Your task =>
Only the lines holding "arena" are wanted; find them in the listing and return each one.

(Excerpted records)

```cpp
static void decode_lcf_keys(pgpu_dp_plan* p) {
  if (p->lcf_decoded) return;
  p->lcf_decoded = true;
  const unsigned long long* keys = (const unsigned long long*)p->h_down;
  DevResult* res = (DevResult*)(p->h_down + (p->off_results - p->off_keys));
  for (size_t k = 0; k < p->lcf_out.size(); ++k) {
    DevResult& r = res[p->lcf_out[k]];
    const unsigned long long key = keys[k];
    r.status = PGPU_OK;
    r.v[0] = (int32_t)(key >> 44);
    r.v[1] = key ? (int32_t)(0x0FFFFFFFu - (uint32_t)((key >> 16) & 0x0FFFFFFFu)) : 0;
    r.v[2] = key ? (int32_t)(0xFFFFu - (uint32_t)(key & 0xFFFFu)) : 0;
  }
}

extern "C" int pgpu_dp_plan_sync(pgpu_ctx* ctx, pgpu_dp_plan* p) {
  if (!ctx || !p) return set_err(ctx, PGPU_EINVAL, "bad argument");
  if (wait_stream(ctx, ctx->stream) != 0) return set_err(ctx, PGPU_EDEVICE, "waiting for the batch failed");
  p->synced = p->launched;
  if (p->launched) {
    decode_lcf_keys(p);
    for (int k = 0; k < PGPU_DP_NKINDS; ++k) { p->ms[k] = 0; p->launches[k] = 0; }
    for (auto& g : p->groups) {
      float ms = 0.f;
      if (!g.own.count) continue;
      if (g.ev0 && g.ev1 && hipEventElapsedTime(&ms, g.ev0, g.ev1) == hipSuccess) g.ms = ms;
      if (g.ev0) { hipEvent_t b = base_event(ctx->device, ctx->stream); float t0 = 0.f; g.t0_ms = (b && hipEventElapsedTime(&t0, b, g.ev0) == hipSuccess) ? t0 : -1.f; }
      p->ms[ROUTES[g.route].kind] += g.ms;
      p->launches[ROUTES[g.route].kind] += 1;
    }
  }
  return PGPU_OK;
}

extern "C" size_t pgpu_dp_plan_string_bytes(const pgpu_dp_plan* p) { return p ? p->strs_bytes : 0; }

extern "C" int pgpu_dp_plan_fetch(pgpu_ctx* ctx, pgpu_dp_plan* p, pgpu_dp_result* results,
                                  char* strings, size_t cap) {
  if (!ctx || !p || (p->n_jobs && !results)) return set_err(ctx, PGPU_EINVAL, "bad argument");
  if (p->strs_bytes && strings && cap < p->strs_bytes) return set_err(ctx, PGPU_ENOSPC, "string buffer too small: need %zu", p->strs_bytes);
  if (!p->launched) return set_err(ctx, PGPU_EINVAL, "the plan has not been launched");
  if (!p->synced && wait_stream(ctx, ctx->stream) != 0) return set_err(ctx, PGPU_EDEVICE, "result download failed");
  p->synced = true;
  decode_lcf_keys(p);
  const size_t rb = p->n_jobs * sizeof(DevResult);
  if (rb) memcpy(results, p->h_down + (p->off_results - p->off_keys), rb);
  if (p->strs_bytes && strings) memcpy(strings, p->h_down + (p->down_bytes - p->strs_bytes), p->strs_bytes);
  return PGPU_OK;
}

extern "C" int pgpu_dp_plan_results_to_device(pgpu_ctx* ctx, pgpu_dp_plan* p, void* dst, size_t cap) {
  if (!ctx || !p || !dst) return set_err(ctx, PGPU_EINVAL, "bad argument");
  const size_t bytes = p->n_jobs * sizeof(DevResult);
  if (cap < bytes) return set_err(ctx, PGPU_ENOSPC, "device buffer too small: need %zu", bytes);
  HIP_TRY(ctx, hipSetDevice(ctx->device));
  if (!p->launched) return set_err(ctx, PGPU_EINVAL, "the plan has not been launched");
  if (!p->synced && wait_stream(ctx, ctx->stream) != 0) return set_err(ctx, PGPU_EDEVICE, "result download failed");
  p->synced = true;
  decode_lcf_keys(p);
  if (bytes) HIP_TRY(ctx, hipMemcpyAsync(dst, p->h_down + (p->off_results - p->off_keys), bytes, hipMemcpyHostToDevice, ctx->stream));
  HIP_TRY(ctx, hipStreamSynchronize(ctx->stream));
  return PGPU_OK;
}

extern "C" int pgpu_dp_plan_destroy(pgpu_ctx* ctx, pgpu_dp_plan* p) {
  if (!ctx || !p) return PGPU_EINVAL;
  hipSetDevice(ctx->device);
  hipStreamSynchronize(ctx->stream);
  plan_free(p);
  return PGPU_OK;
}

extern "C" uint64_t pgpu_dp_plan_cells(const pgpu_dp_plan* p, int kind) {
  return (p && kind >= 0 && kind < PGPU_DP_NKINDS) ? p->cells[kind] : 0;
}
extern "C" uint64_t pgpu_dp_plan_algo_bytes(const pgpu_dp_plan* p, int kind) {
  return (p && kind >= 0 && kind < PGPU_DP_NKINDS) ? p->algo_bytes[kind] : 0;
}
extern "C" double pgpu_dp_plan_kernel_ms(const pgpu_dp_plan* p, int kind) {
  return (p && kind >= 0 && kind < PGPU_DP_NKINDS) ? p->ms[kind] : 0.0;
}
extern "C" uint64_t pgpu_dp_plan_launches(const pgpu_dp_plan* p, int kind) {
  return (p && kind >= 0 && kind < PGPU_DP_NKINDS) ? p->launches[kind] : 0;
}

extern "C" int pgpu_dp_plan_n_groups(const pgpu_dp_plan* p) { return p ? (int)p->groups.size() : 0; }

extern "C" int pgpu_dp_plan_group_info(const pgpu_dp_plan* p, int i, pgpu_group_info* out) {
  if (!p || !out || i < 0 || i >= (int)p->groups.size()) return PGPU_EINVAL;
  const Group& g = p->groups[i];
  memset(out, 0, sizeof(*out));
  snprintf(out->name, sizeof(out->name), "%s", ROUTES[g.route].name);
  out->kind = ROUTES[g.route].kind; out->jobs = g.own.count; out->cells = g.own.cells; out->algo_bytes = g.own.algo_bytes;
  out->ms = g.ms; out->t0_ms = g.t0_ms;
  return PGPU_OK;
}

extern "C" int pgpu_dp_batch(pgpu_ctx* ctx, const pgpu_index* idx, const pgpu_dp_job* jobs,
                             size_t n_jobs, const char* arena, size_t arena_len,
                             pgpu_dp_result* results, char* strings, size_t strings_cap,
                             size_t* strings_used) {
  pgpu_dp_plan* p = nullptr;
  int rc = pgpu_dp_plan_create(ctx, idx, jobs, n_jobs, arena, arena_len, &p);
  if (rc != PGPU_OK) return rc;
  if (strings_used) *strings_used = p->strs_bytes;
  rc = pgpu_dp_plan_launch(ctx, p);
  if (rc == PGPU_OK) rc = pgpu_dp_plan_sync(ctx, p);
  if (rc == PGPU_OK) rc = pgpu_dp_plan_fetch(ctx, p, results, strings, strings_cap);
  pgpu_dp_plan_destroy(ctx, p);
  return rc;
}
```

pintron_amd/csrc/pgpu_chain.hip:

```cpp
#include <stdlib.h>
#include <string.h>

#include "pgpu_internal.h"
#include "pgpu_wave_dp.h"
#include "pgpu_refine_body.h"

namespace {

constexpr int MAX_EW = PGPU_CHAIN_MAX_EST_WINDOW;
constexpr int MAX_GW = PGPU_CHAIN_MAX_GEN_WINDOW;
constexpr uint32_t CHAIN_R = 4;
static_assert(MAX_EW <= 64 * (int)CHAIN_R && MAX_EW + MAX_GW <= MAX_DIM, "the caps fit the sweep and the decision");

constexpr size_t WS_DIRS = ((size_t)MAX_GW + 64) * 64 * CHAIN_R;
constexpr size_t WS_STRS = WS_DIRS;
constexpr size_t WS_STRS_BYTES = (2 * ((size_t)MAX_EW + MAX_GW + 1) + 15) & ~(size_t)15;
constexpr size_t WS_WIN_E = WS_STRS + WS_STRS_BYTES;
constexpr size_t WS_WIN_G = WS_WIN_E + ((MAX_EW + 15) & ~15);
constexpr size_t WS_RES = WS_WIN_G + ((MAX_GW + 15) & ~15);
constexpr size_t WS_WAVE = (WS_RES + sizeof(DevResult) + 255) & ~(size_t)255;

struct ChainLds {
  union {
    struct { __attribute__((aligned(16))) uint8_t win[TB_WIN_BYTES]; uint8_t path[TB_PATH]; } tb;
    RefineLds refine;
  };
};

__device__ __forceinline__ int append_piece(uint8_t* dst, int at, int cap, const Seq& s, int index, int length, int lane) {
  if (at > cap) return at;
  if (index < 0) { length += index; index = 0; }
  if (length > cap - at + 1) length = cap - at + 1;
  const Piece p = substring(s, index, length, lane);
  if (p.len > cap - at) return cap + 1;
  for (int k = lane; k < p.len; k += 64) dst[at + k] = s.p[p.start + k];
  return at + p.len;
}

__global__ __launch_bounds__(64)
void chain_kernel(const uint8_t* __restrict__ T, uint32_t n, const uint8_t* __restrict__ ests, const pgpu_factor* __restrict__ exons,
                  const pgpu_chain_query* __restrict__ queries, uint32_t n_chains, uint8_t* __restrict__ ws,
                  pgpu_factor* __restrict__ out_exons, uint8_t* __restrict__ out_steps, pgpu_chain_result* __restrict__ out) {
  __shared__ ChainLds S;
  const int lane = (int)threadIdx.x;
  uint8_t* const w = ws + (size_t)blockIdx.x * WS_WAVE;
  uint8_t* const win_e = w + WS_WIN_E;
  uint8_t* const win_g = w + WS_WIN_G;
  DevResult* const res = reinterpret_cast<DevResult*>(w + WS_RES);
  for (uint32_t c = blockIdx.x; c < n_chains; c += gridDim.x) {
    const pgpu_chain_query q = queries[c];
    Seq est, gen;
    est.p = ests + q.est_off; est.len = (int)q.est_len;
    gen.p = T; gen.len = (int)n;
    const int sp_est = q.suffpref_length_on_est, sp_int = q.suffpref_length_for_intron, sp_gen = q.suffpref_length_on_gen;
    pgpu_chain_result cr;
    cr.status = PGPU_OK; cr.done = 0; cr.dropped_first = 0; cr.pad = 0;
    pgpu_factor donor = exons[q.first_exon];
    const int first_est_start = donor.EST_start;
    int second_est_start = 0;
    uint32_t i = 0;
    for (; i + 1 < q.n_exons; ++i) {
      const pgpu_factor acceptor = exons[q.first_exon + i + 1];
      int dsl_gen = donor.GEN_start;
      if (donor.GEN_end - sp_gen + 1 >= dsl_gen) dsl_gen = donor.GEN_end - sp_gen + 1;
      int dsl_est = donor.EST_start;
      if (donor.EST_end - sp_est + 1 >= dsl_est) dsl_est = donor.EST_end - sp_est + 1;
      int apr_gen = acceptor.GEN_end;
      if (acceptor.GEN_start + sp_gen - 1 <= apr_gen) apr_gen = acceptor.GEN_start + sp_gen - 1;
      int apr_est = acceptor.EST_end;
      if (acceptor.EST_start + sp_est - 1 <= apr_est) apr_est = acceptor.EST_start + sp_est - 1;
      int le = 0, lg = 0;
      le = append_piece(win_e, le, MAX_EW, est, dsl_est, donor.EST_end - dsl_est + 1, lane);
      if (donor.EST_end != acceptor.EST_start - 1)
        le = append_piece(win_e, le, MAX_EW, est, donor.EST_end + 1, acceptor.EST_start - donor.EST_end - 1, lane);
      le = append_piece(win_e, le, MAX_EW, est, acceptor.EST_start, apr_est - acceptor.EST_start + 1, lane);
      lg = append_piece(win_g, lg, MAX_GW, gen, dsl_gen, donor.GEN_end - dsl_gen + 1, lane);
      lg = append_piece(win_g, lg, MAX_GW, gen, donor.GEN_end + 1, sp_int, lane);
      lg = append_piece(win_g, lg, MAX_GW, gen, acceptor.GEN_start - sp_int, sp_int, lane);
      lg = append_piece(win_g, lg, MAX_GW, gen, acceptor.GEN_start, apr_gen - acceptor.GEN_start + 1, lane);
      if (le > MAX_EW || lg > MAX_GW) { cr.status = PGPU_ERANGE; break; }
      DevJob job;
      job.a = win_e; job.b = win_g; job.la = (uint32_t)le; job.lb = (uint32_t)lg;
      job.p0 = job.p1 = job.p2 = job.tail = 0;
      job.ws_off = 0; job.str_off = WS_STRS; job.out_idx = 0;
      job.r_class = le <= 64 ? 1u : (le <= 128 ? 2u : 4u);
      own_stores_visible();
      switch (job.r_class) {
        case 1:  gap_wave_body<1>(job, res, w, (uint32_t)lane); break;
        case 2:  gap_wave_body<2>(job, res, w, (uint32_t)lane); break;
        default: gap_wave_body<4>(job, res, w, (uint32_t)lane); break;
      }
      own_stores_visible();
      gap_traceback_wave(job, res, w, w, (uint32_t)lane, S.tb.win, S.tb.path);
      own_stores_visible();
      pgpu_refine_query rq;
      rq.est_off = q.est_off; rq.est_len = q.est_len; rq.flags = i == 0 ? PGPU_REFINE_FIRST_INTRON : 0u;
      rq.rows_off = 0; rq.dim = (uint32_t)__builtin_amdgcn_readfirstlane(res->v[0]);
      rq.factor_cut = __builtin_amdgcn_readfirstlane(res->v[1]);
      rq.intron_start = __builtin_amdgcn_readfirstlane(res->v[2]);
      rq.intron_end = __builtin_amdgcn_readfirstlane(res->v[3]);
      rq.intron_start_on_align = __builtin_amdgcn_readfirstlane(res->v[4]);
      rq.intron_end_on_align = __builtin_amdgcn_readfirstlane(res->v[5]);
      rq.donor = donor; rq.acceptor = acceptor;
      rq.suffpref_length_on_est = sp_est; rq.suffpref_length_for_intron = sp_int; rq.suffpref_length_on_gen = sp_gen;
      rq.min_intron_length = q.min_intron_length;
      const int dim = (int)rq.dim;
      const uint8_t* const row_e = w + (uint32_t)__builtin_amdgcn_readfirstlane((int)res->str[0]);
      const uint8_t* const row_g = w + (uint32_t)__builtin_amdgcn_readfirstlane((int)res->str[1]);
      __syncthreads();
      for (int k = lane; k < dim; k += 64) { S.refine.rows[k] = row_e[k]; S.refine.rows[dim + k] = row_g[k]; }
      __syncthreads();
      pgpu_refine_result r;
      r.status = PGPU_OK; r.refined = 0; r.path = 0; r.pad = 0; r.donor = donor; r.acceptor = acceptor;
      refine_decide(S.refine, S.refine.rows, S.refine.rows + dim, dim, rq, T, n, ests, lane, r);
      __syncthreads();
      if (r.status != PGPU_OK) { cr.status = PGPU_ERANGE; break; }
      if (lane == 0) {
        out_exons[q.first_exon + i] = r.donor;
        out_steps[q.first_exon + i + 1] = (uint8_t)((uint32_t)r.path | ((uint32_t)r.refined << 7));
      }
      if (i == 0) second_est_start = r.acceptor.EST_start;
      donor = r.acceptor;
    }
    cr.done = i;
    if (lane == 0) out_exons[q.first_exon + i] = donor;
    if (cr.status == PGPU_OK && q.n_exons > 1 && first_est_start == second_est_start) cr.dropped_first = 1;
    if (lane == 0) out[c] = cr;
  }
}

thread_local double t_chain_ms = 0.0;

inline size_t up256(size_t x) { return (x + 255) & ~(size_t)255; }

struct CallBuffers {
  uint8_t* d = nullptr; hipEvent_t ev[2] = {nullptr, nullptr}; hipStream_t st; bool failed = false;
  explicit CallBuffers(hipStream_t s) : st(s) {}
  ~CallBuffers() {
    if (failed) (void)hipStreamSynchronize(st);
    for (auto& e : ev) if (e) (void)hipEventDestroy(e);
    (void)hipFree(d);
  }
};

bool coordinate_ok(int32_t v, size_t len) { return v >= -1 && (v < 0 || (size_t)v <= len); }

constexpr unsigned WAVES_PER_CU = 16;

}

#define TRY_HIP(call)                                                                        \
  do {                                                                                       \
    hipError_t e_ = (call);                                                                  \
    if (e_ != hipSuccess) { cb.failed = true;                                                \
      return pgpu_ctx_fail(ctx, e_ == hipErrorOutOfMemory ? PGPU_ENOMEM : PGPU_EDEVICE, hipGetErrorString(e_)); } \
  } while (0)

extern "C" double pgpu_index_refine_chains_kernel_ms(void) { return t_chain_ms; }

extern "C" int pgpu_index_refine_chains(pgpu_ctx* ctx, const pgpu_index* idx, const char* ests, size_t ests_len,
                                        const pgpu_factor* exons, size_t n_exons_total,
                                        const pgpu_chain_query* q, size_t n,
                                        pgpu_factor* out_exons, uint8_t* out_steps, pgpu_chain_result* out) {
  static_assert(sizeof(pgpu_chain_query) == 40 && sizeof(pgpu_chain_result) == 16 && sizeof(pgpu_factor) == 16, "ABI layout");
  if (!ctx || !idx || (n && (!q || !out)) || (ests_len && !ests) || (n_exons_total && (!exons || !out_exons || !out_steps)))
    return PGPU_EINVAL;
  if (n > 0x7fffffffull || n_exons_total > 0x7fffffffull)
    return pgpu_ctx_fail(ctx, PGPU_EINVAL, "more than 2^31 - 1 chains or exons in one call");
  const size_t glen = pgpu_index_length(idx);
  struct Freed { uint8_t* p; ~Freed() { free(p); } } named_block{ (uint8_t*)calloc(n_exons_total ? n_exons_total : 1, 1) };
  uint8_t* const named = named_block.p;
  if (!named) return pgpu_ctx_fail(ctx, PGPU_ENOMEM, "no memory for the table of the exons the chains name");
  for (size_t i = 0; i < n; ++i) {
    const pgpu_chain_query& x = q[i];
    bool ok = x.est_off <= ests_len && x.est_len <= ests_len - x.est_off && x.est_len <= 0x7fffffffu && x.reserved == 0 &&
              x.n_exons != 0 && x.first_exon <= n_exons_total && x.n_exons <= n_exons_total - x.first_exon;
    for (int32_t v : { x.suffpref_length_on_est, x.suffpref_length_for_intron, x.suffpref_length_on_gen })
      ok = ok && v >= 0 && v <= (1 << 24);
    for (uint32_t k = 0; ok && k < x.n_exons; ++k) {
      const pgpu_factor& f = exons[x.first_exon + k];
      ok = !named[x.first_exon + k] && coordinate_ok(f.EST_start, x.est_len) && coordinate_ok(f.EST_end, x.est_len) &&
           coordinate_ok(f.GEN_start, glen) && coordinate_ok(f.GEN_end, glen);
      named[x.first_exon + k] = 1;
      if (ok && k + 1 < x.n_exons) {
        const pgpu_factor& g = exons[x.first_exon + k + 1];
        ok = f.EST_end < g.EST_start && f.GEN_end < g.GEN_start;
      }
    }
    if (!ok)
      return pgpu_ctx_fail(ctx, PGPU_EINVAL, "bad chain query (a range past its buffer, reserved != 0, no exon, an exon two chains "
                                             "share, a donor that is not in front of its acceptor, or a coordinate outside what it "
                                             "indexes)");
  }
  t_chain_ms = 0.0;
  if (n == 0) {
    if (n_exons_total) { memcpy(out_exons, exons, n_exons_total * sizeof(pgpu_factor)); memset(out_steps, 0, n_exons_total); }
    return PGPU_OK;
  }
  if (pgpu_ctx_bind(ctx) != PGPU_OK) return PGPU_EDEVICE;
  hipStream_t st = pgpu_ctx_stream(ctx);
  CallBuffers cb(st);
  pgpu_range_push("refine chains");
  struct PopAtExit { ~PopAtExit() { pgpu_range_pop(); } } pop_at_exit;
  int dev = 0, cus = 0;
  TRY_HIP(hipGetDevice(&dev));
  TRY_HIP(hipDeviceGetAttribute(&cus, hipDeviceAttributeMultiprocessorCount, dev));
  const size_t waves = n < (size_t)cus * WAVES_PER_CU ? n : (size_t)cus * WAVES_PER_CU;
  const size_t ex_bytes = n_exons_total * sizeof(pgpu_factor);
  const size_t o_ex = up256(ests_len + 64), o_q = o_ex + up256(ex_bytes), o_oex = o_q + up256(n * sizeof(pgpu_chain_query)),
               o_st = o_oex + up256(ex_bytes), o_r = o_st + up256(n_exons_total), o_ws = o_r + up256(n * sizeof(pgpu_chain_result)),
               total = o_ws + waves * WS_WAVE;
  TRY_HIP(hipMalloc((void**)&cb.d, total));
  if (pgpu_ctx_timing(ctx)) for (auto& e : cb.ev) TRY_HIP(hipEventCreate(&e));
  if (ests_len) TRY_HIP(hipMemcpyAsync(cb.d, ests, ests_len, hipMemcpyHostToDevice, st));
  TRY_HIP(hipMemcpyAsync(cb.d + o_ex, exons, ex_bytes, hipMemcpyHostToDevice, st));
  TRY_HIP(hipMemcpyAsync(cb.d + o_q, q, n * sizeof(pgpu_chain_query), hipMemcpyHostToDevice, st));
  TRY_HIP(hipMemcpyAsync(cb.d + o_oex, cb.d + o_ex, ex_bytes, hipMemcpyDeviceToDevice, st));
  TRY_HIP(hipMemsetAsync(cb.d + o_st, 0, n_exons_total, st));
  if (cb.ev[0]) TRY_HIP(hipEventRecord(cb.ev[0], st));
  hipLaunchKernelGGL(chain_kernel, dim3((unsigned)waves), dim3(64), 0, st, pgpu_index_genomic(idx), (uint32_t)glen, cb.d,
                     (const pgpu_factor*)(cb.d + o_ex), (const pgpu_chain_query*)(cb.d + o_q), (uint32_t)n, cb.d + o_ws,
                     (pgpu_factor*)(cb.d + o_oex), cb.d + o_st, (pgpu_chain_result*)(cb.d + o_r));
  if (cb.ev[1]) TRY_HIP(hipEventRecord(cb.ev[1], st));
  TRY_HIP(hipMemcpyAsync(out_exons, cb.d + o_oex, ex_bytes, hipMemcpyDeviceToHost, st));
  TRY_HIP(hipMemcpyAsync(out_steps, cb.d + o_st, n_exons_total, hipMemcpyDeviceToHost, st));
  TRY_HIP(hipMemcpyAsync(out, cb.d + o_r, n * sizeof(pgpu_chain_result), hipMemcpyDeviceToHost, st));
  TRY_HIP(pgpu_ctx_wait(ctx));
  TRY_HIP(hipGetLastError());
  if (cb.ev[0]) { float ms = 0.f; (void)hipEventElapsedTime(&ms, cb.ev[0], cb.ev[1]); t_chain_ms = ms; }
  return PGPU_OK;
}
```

(End Excerpted records)

Response for this exercise =>
                             size_t n_jobs, const char* arena, size_t arena_len,
  int rc = pgpu_dp_plan_create(ctx, idx, jobs, n_jobs, arena, arena_len, &p);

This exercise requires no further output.